===== Input records =====
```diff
@@ -80,31 +104,20 @@
 __global__ __launch_bounds__(1024) void label_rows_kernel(const long* __restrict__ labels, int B, int L,
                                                           int* __restrict__ rows, long* __restrict__ targets,
                                                           int* __restrict__ n_out) {
-  __shared__ int scan[1024];
-  __shared__ int carry;
+  __shared__ int sm[17];
   const int tid = threadIdx.x;
-  if (tid == 0) carry = 0;
-  __syncthreads();
-  const int total = B * L;
-  for (int base = 0; base < total; base += 1024) {
-    const int p = base + tid;
-    long t = -100;
-    if (p < total) { const int l = p % L; if (l + 1 < L) t = labels[p + 1]; }
-    const int flag = (t != -100) ? 1 : 0;
-    scan[tid] = flag;
-    __syncthreads();
-    for (int o = 1; o < 1024; o <<= 1) {
-      const int v = tid >= o ? scan[tid - o] : 0;
-      __syncthreads();
-      scan[tid] += v;
-      __syncthreads();
-    }
-    if (flag) { const int k = carry + scan[tid] - 1; rows[k] = p; targets[k] = t; }
-    __syncthreads();
-    if (tid == 1023) carry += scan[1023];
-    __syncthreads();
+  const int total = B * L, per = (total + 1023) / 1024;
+  const int p0 = min(tid * per, total), p1 = min(p0 + per, total);
+  auto target = [&](int p) -> long { return (p % L) + 1 < L ? labels[p + 1] : -100; };
+  int mine = 0;
+  for (int p = p0; p < p1; ++p) mine += target(p) != -100;
+  int all;
+  int k = block_scan_excl_1024<int>(mine, sm, &all);
+  for (int p = p0; p < p1; ++p) {
+    const long t = target(p);
+    if (t != -100) { rows[k] = p; targets[k] = t; ++k; }
   }
-  if (tid == 0) n_out[0] = carry;
+  if (tid == 0) n_out[0] = all;
 }
 
 __global__ __launch_bounds__(1024) void nll_sum_kernel(const float* __restrict__ nll, int n, float scale, float* __restrict__ loss_accum) {
```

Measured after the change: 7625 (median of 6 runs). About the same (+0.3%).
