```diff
diff --git a/percepnet_amd/csrc/pn_featgen.cpp b/percepnet_amd/csrc/pn_featgen.cpp
--- a/percepnet_amd/csrc/pn_featgen.cpp
+++ b/percepnet_amd/csrc/pn_featgen.cpp
@@ -76,7 +76,7 @@
                     c->clean.aux, c->noisy.aux, c->noisy.last_period, rec, rec_stride, c->gr);
   pn_launch_backend(c->stream, c->tables, c->B, pn_dsp_spec(c->noisy, k.slot_r), c->noisy.Ps, c->gr,
                     nullptr , c->noisy.silence, c->synth, c->tmp_out, 0, 0,
-                    nullptr );
+                    nullptr , nullptr );
   if (pcm) pn_launch_saturate_i16(c->stream, c->B, c->tmp_out, pcm, pcm_stride);
   PN_HIP_CHECK(hipGetLastError());
   c->t++;
diff --git a/percepnet_amd/csrc/pn_launch.h b/percepnet_amd/csrc/pn_launch.h
--- a/percepnet_amd/csrc/pn_launch.h
+++ b/percepnet_amd/csrc/pn_launch.h
@@ -40,10 +40,14 @@
                        const float *ey_look_noisy, const float *aux_clean, const float *aux_noisy,
                        const int *period_noisy, float *records, long long rec_stride, float *gr);
 void pn_launch_saturate_i16(hipStream_t st, int n_pairs, const float *in, int16_t *out, long long out_stride);
+#ifndef PN_BE_GR_DIRECT
+#define PN_BE_GR_DIRECT 1
+#endif
 void pn_launch_backend(hipStream_t st, const PnTables *T, int n_streams, const float2 *Xs, const float2 *Ps,
                        const float *gr, const float *ex_postfilter , const int *silence, float *synth_mem,
                        void *out, int out_is_i16, int grid_cap,
-                       const float2 *lam_mu );
+                       const float2 *lam_mu ,
+                       float *gr_out);
 void pn_launch_outstage(hipStream_t st, int n_streams, const float *o, const PnDspSide &s, int hist_slot, const float *gr,
                         int16_t *pcm, int saturate, void *report);
 int pn_launch_rate_up(hipStream_t st, int factor, int is_i16, int n_rows, const int *d_ids, const void *in, float *out48, float *tail, const float *taps);
```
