template <class F>
int build_comb(zkmi_ctx* ctx, const Affine<F>* bases_dev, size_t n, const WinPlan& plan,
               Affine<F>* table, int* any_inf_host, Affine<F>* stotal_host) {
  const uint32_t k = plan.comb;
  const bool sg = plan.comb_signed != 0;
  const size_t n_groups = (n + k - 1) / k;
  const uint32_t per_group = 1u << (sg ? k - 1 : k);
  const uint32_t seg_len = per_group < 512u ? per_group : 512u;
  const uint64_t n_rows = (uint64_t)n_groups * (per_group / seg_len);
  const BuildSlab slab = build_slab<F>(seg_len, n_rows);
  const size_t T = slab.T;
  void* scratch;
  const size_t dp_bytes = round_up(n_groups * k * sizeof(Affine<F>), 256);
  const size_t gs_bytes = round_up((n_groups + 1) * sizeof(Affine<F>), 256);
  int rc = ensure_scratch(ctx, ctx->build_tmp, dp_bytes + gs_bytes + 256 + slab.bytes, &scratch);
  if (rc) return rc;
  Affine<F>* dpts = (Affine<F>*)scratch;
  Affine<F>* gsum = (Affine<F>*)((char*)scratch + dp_bytes);
  int* any_inf = (int*)((char*)scratch + dp_bytes + gs_bytes);
  F* inv_scratch = (F*)((char*)scratch + dp_bytes + gs_bytes + 256);
  ZK_HIP(hipMemsetAsync(any_inf, 0, sizeof(int), ctx->stream));
  hipLaunchKernelGGL((comb_prep<F>), dim3((unsigned)((n_groups + 63) / 64)), dim3(64), 0,
                     ctx->stream, bases_dev, (uint32_t)n, k, (uint32_t)n_groups, dpts, gsum,
                     sg ? 1 : 0);
  hipLaunchKernelGGL((comb_total<F>), dim3(1), dim3(1), 0, ctx->stream, (const Affine<F>*)gsum,
                     (uint32_t)n_groups, gsum + n_groups);
  const auto build = sg ? comb_build<F, true> : comb_build<F, false>;
  for (uint64_t r0 = 0; r0 < n_rows; r0 += T)
    hipLaunchKernelGGL(build, dim3((unsigned)(T / 64)), dim3(64), 0, ctx->stream, bases_dev,
                       (const Affine<F>*)dpts, (uint32_t)n, k, r0, n_rows, table, inv_scratch,
                       (uint32_t)T, seg_len, any_inf);
  ZK_HIP(hipGetLastError());
  ZK_HIP(hipMemcpyAsync(any_inf_host, any_inf, sizeof(int), hipMemcpyDeviceToHost, ctx->stream));
  ZK_HIP(hipMemcpyAsync(stotal_host, gsum + n_groups, sizeof(Affine<F>), hipMemcpyDeviceToHost,
                        ctx->stream));
  ZK_HIP(hipStreamSynchronize(ctx->stream));
  return ZKMI_OK;
}

template <class F>
int build_impl(zkmi_ctx* ctx, const Affine<F>* bases_dev, size_t n, const WinPlan& plan,
               Affine<F>* table) {
  const uint32_t Dmax = plan.shared ? plan.per_base : 1u << (plan.bits[0] - 1);
  const uint32_t seg_len = Dmax < 512u ? Dmax : 512u;
  const uint64_t n_rows = plan.shared ? (uint64_t)n : (uint64_t)n * (uint64_t)plan.W;
  const BuildSlab slab = build_slab<F>(seg_len, n_rows);
  const size_t T = slab.T;
  void* scratch;
  int rc = ensure_scratch(ctx, ctx->build_tmp, slab.bytes, &scratch);
  if (rc) return rc;
  for (uint64_t r0 = 0; r0 < n_rows; r0 += T)
    hipLaunchKernelGGL((msm_build_table<F>), dim3((unsigned)(T / 64)), dim3(64), 0, ctx->stream,
                       bases_dev, r0, n_rows, plan, table, (F*)scratch, (uint32_t)T, seg_len);
  ZK_HIP(hipGetLastError());
  ZK_HIP(hipStreamSynchronize(ctx->stream));
  return ZKMI_OK;
}

struct ChunkSplit {
  size_t chunks;
  uint32_t per_chunk, group, ngroups;
};
static inline ChunkSplit split_chunks(size_t items, size_t want) {
  size_t chunks = want;
  if (chunks < 1) chunks = 1;
  if (chunks > items) chunks = items;
  const uint32_t per_chunk = (uint32_t)((items + chunks - 1) / chunks);
  chunks = (items + per_chunk - 1) / per_chunk;
  uint32_t group = 1;
  while ((size_t)group * group < chunks) group++;
  return {chunks, per_chunk, group, (uint32_t)((chunks + group - 1) / group)};
}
=====
# Required work
Start at the line containing "uint32_t per_chunk, group, ngroups;" and copy each line through the last one in the records, exactly and with nothing added.

# Response for this exercise
  uint32_t per_chunk, group, ngroups;
};
static inline ChunkSplit split_chunks(size_t items, size_t want) {
  size_t chunks = want;
  if (chunks < 1) chunks = 1;
  if (chunks > items) chunks = items;
  const uint32_t per_chunk = (uint32_t)((items + chunks - 1) / chunks);
  chunks = (items + per_chunk - 1) / per_chunk;
  uint32_t group = 1;
  while ((size_t)group * group < chunks) group++;
  return {chunks, per_chunk, group, (uint32_t)((chunks + group - 1) / group)};
}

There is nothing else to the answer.